Mephistopheles offered Asrial his hand, but she stood on her own, the bloody blanket clinging to her belly. She held it to herself half-heartedly, her wings askew. Stephen didn’t miss the disappointment that flashed, swift as the flight of a bird, across the demon’s face.
It was a strange procession through the copper light of the afternoon then; Stephen leading, dressed austerely with a charcoal gray sweater over clerical black, Asrial stumbling behind, and at the rear Mephistopheles with dark cloak sweeping in his wake. Observing the grackle flitting around the procession, never landing save on Mephistopheles’s shoulder, Stephen reflected that Brad must be its human equivalent. The boy sometimes walked next to him, and sometimes dropped back to dog the heels of one of the non-humans as discreetly as possible.
At the edge of the forest, Stephen stopped and surveyed the field. The campus was empty; the parking lot visible on the fringe of his vision was occupied only by drifting leaves and the cool wind. Brad and the demon joined him.
“No one around,” Brad said. “Maybe if we run?”
Mephistopheles glanced over his shoulder at Asrial, who sagged against a tree. “I’m not sure that’s a good idea.”
“It’s either that or wait until dark. It’ll get colder,” Stephen said.
“Point,” the demon said.
Stephen turned to the angel. His brow furrowed at the sight of her shivering. She held one of her wings partially folded, the other drooping. The lack of symmetry didn’t feel right. “Asrial?” he said, careful to maintain his distance. “We’re going to cross the field now. At a good clip.”

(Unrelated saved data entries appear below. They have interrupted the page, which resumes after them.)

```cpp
void Customer::WaitRequest(int ts) {
  Slot* s = GetSlot(ts);
  auto deadline = std::chrono::steady_clock::now() + std::chrono::microseconds(150);
  while (s->received.load(std::memory_order_acquire) < s->expected) {
    if (std::chrono::steady_clock::now() >= deadline) break;
  }
  if (s->received.load(std::memory_order_acquire) >= s->expected) return;
  static const int timeout_s = Environment::Get()->GetInt("XPS_WAIT_TIMEOUT_S", 0);
  std::unique_lock<std::mutex> lk(mu_);
  auto done = [s] { return s->received.load(std::memory_order_acquire) >= s->expected; };
  if (timeout_s <= 0) {
    cv_.wait(lk, done);
    return;
  }
  if (!cv_.wait_for(lk, std::chrono::seconds(timeout_s), done)) {
    XPS_LOG(Fatal) << "request ts=" << ts << " (app " << app_id_ << ") got "
                   << s->received.load() << "/" << s->expected << " responses after "
                   << timeout_s << " s — responder dead? (XPS_WAIT_TIMEOUT_S)";
  }
}

bool Customer::IsFinished(int ts) {
  Slot* s = GetSlot(ts);
  return s->received.load(std::memory_order_acquire) >= s->expected;
}

int Customer::NumResponse(int ts) {
  return GetSlot(ts)->received.load(std::memory_order_acquire);
}

void Customer::AddResponse(int ts, int num) {
  Slot* s = GetSlot(ts);
  int got = s->received.fetch_add(num, std::memory_order_acq_rel) + num;
  if (got >= s->expected) {
    std::lock_guard<std::mutex> lk(mu_);
    cv_.notify_all();
  }
}

thread_local int g_in_handler = 0;

bool InCustomerHandler() { return g_in_handler > 0; }

void Customer::RunHandle(Message& msg) {
  g_in_handler++;
  handle_(msg);
  g_in_handler--;
  if (!msg.meta.request) AddResponse(msg.meta.timestamp, 1);
}

void Customer::ProcessInline(Message& msg) {
  XPS_STAGE(customer_process);
  std::lock_guard<std::mutex> lk(handle_mu_);
  RunHandle(msg);
}

void Customer::Receiving() {
  while (true) {
    Message msg;
    queue_.WaitAndPop(&msg);
    if (msg.meta.control.cmd == Control::TERMINATE) break;
    std::lock_guard<std::mutex> lk(handle_mu_);
    RunHandle(msg);
  }
}

}
```

### csrc/customer.h

```cpp
#pragma once

#include <atomic>
#include <condition_variable>
#include <deque>
#include <functional>
#include <mutex>
#include <thread>
#include <utility>

#include "message.h"
#include "queue.h"

namespace xps {

class Postoffice;

bool InCustomerHandler();

class Customer {
 public:
  using RecvHandle = std::function<void(const Message&)>;

  Customer(int app_id, int customer_id, RecvHandle handle, Postoffice* po);
  ~Customer();
  Customer(const Customer&) = delete;

  int app_id() const { return app_id_; }
  int customer_id() const { return customer_id_; }

  int NewRequest(int recver);
  void WaitRequest(int ts);
  int NumResponse(int ts);
  void AddResponse(int ts, int num = 1);
  bool IsFinished(int ts);

  void Accept(Message msg) { queue_.Push(std::move(msg)); }

  void ProcessInline(Message& msg);

 private:
  struct Slot {
    int expected = 0;
    std::atomic<int> received{0};
  };

  void Receiving();
  void RunHandle(Message& msg);
  Slot* GetSlot(int ts);

  int app_id_;
  int customer_id_;
  RecvHandle handle_;
  Postoffice* po_;
  ThreadsafeQueue<Message> queue_;
  std::thread thread_;
  std::mutex handle_mu_;
  std::mutex mu_;
  std::condition_variable cv_;
  std::deque<Slot> tracker_;
};

}
```

### csrc/gpu_plane.cc

```cpp
#include "gpu_plane.h"

#include <fcntl.h>
#include <hip/hip_runtime.h>
#include <semaphore.h>
#include <sys/prctl.h>
#include <time.h>
#include <unistd.h>

#include <cstring>

#include "hip_pool.h"
#include "host_par.h"
#include "host_pool.h"
#include "kernels.h"
#include "postoffice.h"
#include "wire.h"

namespace xps {

static const size_t kInlineMax = 4096;

#define XPS_HIP_CHECK(cmd)                                                            \
  do {                                                                                \
    hipError_t e_ = (cmd);                                                            \
    XPS_CHECK(e_ == hipSuccess) << "HIP error: " << hipGetErrorString(e_) << " in " #cmd; \
  } while (0)

std::atomic<uint64_t> g_zero_copy_recv{0};
std::atomic<uint64_t> g_fused_assign{0};

bool FusedAssignEnabled() {
  static const bool on = Environment::Get()->GetInt("XPS_FUSED_ASSIGN", 1) != 0;
  return on;
}

std::atomic<uint64_t> g_fused_launches{0};

bool CoalesceEnabled() {
  static const bool on = Environment::Get()->GetInt("XPS_COALESCE", 1) != 0;
  return on;
}

namespace {
struct CoTicket {
  const void* plane = nullptr;
  int peer = 0;
  std::shared_ptr<void> cev;
};
thread_local CoTicket t_co_ticket;

int64_t NowUs() {
  struct timespec ts;
  clock_gettime(CLOCK_MONOTONIC, &ts);
  return static_cast<int64_t>(ts.tv_sec) * 1000000 + ts.tv_nsec / 1000;
}
const int64_t kHoldQuietUs = 2000;
const size_t kCoBusyBytes = 16u << 20;

std::mutex g_map_mu;
struct HandleKey {
  char h[kIpcHandleBytes];
  bool operator==(const HandleKey& o) const { return memcmp(h, o.h, kIpcHandleBytes) == 0; }
};
struct HandleHash {
  size_t operator()(const HandleKey& k) const {
    size_t v = 1469598103934665603ull;
    for (char c : k.h) {
      v ^= static_cast<unsigned char>(c);
      v *= 1099511628211ull;
    }
    return v;
  }
};
std::unordered_map<HandleKey, void*, HandleHash> g_mapped;

class IpcOpenLock {
 public:
  IpcOpenLock() {
    sem_ = sem_open("/xps_ipc_open_lock", O_CREAT, 0600, 1);
  }
  void Lock() {
    if (sem_ == SEM_FAILED) return;
    struct timespec ts;
    clock_gettime(CLOCK_REALTIME, &ts);
    ts.tv_sec += 60;
    if (sem_timedwait(sem_, &ts) != 0) {
      XPS_LOG(Warning) << "ipc-open lock timeout; proceeding unlocked";
      timed_out_ = true;
    }
  }
  void Unlock() {
    if (sem_ != SEM_FAILED && !timed_out_) sem_post(sem_);
    timed_out_ = false;
  }

 private:
  sem_t* sem_ = SEM_FAILED;
  bool timed_out_ = false;
};
IpcOpenLock g_ipc_lock;
}

GpuPlane::GpuPlane(Postoffice* po, int device) : po_(po), device_(device) {
  my_host_hash_ = HostHash();
  inline_deliver_ = Environment::Get()->GetInt("XPS_INLINE_HANDLER", 1) != 0;
  lanes_ = Environment::Get()->GetInt("XPS_STREAMS_PER_PEER", 2);
  if (lanes_ < 1) lanes_ = 1;
  if (lanes_ > 2) lanes_ = 2;
  co_hold_ = Environment::Get()->GetInt("XPS_COALESCE_HOLD", 0) != 0;
  int cap_mb = Environment::Get()->GetInt("XPS_COALESCE_CAP_MB", 1024);
  co_byte_cap_ = static_cast<size_t>(cap_mb < 1 ? 1 : cap_mb) << 20;
}

GpuPlane::~GpuPlane() { Stop(); }

void GpuPlane::FillSelf(Node* self) {
  static std::once_flag gc_once;
  std::call_once(gc_once, [] { HostShmPool::GcStaleSegments(); });
  self->dev_id = device_;
  auto* pool = HbmPool::Get();
  if (device_ >= 0 && pool->initialized()) {
    self->pool_capacity = pool->capacity();
    self->pool_slab_bytes = pool->slab_bytes();
    self->pool_handles.resize(pool->slab_count());
    for (size_t i = 0; i < pool->slab_count(); ++i) {
      memcpy(self->pool_handles[i].data(), pool->slab_handle(i), kIpcHandleBytes);
    }
  }
  auto* hpool = HostShmPool::Get();
  hpool->Init(self->shm_uid);
  self->host_pool_uid = hpool->uid();
  self->host_pool_capacity = hpool->capacity();
  if (!started_) {
    auto* env = Environment::Get();
    if (!env->GetInt("XPS_PROBE_NO_RING", 0)) {
      XPS_CHECK(in_ring_.Create(self->shm_uid)) << "cannot create shm ring";
    }
    started_ = true;
    if (!env->GetInt("XPS_PROBE_NO_POLL", 0)) {
      poll_running_ = true;
      poll_thread_ = std::thread([this] { RingPollLoop(); });
    }
    if (device_ >= 0 && !env->GetInt("XPS_PROBE_NO_COMP", 0)) {
      comp_thread_ = std::thread([this] { CompletionLoop(); });
    }
  }
}
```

She nodded once and pushed herself off the tree.
Stephen turned. “Okay people. Off we go!”
&nbs
p; Brad darted across the field, the grackle soaring past him on glossy wings. Asrial followed at a quick walk with Stephen ranging before her. Mephistopheles went out last, his wings lowered so their arches pressed tightly to his shoulders and the feathers trailed behind him like a second cloak.
They made it halfway. Then Asrial took one step, wavered like a tree deprived of roots, and slid to the ground with wings splayed, the light glittering on the bronze and golden bands.
“Asrial!” Stephen stopped. Brad turned at his call, but he waved the boy on. “Go open the doors, Brad! Hurry on.”
Mephistopheles stopped at her side, fell to one knee, and scooped her up with an ease Stephen could not have matched. He had no idea how the demon managed to hold her without fouling her wings, or how in lifting her he’d kept the blanket over her. The image—tall, grim man, dark hair tracing lines across his throat and black wings draped behind him holding a limp woman, her white wings dragging across the ground—struck Stephen so hard his breath stopped.
“Is she—”
“Unconscious,” the demon said quietly as he joined the priest. “Or she wouldn’t have let me near her. And best for her not to know that it was me who got her where we’re going.”
Stephen managed a faint, chagrined smile. “She doesn’t like me to touch her either.”
“She wasn’t trained to revile you all her life, though,” Mephistopheles said, and continued past him.
Somehow they made it across the field. Stephen locked the classroom door and followed the shadowed silhouette of the demon, Asrial’s wings brushing against the walls of the stairwell.